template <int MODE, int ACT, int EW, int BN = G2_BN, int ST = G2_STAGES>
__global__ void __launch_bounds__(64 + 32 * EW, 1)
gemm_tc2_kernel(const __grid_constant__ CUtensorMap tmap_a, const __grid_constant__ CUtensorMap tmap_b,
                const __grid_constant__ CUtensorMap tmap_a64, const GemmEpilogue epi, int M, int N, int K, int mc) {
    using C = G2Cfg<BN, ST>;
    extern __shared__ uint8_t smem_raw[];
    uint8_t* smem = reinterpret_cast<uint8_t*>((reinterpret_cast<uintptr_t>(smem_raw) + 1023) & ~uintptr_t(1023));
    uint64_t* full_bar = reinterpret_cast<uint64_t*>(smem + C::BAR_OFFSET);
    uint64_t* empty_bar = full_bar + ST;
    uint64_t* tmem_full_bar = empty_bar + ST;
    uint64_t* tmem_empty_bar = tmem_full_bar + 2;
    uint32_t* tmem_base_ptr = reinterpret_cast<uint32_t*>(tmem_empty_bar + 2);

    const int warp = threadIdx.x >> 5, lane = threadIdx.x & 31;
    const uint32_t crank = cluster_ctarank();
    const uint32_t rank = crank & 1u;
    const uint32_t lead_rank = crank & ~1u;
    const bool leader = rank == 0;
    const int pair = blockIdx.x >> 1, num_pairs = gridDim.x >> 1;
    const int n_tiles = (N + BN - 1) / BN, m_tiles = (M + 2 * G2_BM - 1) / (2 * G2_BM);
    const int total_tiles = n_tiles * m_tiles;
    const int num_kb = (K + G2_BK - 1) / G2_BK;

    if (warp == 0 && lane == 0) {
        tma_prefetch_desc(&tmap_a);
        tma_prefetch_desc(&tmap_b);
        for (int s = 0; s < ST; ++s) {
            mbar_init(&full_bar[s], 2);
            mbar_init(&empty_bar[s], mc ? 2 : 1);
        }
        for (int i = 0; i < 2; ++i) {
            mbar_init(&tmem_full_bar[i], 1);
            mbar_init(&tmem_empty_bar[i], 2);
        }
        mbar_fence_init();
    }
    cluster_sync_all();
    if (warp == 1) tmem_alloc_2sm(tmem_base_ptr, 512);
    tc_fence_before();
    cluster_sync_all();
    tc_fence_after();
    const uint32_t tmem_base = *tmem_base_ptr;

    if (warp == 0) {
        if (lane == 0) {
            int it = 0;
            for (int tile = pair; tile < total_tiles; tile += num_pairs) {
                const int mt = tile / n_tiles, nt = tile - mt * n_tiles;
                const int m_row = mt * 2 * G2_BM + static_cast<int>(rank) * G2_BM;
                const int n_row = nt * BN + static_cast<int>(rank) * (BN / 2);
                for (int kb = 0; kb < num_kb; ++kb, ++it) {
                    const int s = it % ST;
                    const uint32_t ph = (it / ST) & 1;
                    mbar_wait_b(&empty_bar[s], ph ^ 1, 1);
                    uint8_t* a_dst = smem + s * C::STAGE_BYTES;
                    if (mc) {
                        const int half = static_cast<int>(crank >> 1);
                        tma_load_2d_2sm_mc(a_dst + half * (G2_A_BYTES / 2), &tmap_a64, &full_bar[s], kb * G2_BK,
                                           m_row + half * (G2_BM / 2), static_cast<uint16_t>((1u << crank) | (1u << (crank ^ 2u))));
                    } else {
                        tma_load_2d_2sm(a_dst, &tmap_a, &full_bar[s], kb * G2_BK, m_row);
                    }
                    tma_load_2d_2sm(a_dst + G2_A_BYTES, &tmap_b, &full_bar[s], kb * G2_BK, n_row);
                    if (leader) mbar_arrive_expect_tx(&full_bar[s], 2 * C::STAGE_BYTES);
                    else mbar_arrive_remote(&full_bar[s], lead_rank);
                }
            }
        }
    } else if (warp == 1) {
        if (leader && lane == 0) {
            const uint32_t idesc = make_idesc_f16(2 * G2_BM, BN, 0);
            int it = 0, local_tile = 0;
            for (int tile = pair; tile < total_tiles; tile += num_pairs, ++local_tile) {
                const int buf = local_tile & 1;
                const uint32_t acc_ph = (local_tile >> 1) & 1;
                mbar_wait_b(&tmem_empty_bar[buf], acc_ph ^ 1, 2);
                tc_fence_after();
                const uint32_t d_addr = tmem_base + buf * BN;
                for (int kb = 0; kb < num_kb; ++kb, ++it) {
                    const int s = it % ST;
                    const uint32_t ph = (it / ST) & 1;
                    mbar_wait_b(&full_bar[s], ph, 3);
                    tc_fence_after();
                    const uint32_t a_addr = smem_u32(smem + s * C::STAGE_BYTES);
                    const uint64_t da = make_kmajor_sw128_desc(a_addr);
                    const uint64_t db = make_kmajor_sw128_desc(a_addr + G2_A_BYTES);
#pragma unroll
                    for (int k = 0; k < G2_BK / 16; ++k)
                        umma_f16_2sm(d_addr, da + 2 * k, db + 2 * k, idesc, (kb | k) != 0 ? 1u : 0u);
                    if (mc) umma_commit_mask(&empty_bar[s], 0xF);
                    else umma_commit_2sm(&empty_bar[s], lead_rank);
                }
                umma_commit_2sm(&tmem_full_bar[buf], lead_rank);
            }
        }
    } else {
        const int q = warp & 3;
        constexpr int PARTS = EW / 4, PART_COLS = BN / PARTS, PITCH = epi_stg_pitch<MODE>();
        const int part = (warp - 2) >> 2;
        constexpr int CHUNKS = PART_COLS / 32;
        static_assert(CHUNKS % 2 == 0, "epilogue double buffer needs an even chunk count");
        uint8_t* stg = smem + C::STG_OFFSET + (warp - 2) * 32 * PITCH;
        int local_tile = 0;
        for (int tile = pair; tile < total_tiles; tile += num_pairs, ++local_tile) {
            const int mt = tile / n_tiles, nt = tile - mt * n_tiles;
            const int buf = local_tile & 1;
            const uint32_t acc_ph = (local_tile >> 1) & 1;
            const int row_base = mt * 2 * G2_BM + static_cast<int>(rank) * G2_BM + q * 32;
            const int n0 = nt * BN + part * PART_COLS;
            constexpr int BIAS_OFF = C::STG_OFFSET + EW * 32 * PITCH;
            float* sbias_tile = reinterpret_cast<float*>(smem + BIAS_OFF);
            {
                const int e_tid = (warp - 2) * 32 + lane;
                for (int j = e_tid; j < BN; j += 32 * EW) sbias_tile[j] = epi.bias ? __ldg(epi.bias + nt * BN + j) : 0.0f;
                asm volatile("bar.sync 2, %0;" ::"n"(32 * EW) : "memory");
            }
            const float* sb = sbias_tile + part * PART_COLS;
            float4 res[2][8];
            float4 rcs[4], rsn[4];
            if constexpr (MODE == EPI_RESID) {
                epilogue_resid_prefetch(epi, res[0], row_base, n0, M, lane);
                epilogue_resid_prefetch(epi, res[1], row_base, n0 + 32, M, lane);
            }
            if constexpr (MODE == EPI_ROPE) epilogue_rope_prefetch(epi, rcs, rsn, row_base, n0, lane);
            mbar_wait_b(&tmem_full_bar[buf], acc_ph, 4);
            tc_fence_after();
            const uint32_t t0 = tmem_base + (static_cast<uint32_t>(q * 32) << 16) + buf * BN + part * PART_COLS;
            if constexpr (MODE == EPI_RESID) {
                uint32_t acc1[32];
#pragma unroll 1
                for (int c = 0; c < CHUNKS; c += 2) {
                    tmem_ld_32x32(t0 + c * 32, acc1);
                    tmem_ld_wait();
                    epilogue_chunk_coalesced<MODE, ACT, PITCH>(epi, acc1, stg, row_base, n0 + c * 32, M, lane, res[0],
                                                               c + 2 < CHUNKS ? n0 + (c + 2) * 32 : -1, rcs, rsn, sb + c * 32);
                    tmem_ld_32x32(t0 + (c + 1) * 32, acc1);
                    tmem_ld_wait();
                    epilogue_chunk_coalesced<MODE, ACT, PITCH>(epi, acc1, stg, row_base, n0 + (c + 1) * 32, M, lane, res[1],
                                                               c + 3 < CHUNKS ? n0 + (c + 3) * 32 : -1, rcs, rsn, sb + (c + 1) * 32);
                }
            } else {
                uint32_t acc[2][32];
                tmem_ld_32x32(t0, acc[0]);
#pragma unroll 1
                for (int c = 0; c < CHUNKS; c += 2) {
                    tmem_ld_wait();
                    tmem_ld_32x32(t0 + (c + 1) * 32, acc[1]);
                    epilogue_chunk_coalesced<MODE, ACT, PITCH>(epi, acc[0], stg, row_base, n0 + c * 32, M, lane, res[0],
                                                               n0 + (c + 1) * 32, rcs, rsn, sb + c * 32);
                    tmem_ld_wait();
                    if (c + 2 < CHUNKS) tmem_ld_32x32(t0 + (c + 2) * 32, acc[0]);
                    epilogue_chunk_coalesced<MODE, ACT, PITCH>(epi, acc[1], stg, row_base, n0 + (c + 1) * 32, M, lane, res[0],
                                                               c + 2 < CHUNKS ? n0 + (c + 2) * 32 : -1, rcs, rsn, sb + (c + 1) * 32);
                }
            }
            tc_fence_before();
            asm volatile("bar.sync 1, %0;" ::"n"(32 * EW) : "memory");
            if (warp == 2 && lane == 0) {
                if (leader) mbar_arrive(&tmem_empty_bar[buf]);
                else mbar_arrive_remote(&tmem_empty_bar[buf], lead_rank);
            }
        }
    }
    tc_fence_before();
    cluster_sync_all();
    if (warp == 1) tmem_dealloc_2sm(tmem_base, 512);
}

_____

● **Exercise aim**
Reproduce the entries exactly, starting at their first line and stopping after the line with "gemm_tc2_kernel(const __grid_constant__ CUtensorMap".

● **Exercise result**
template <int MODE, int ACT, int EW, int BN = G2_BN, int ST = G2_STAGES>
__global__ void __launch_bounds__(64 + 32 * EW, 1)
gemm_tc2_kernel(const __grid_constant__ CUtensorMap tmap_a, const __grid_constant__ CUtensorMap tmap_b,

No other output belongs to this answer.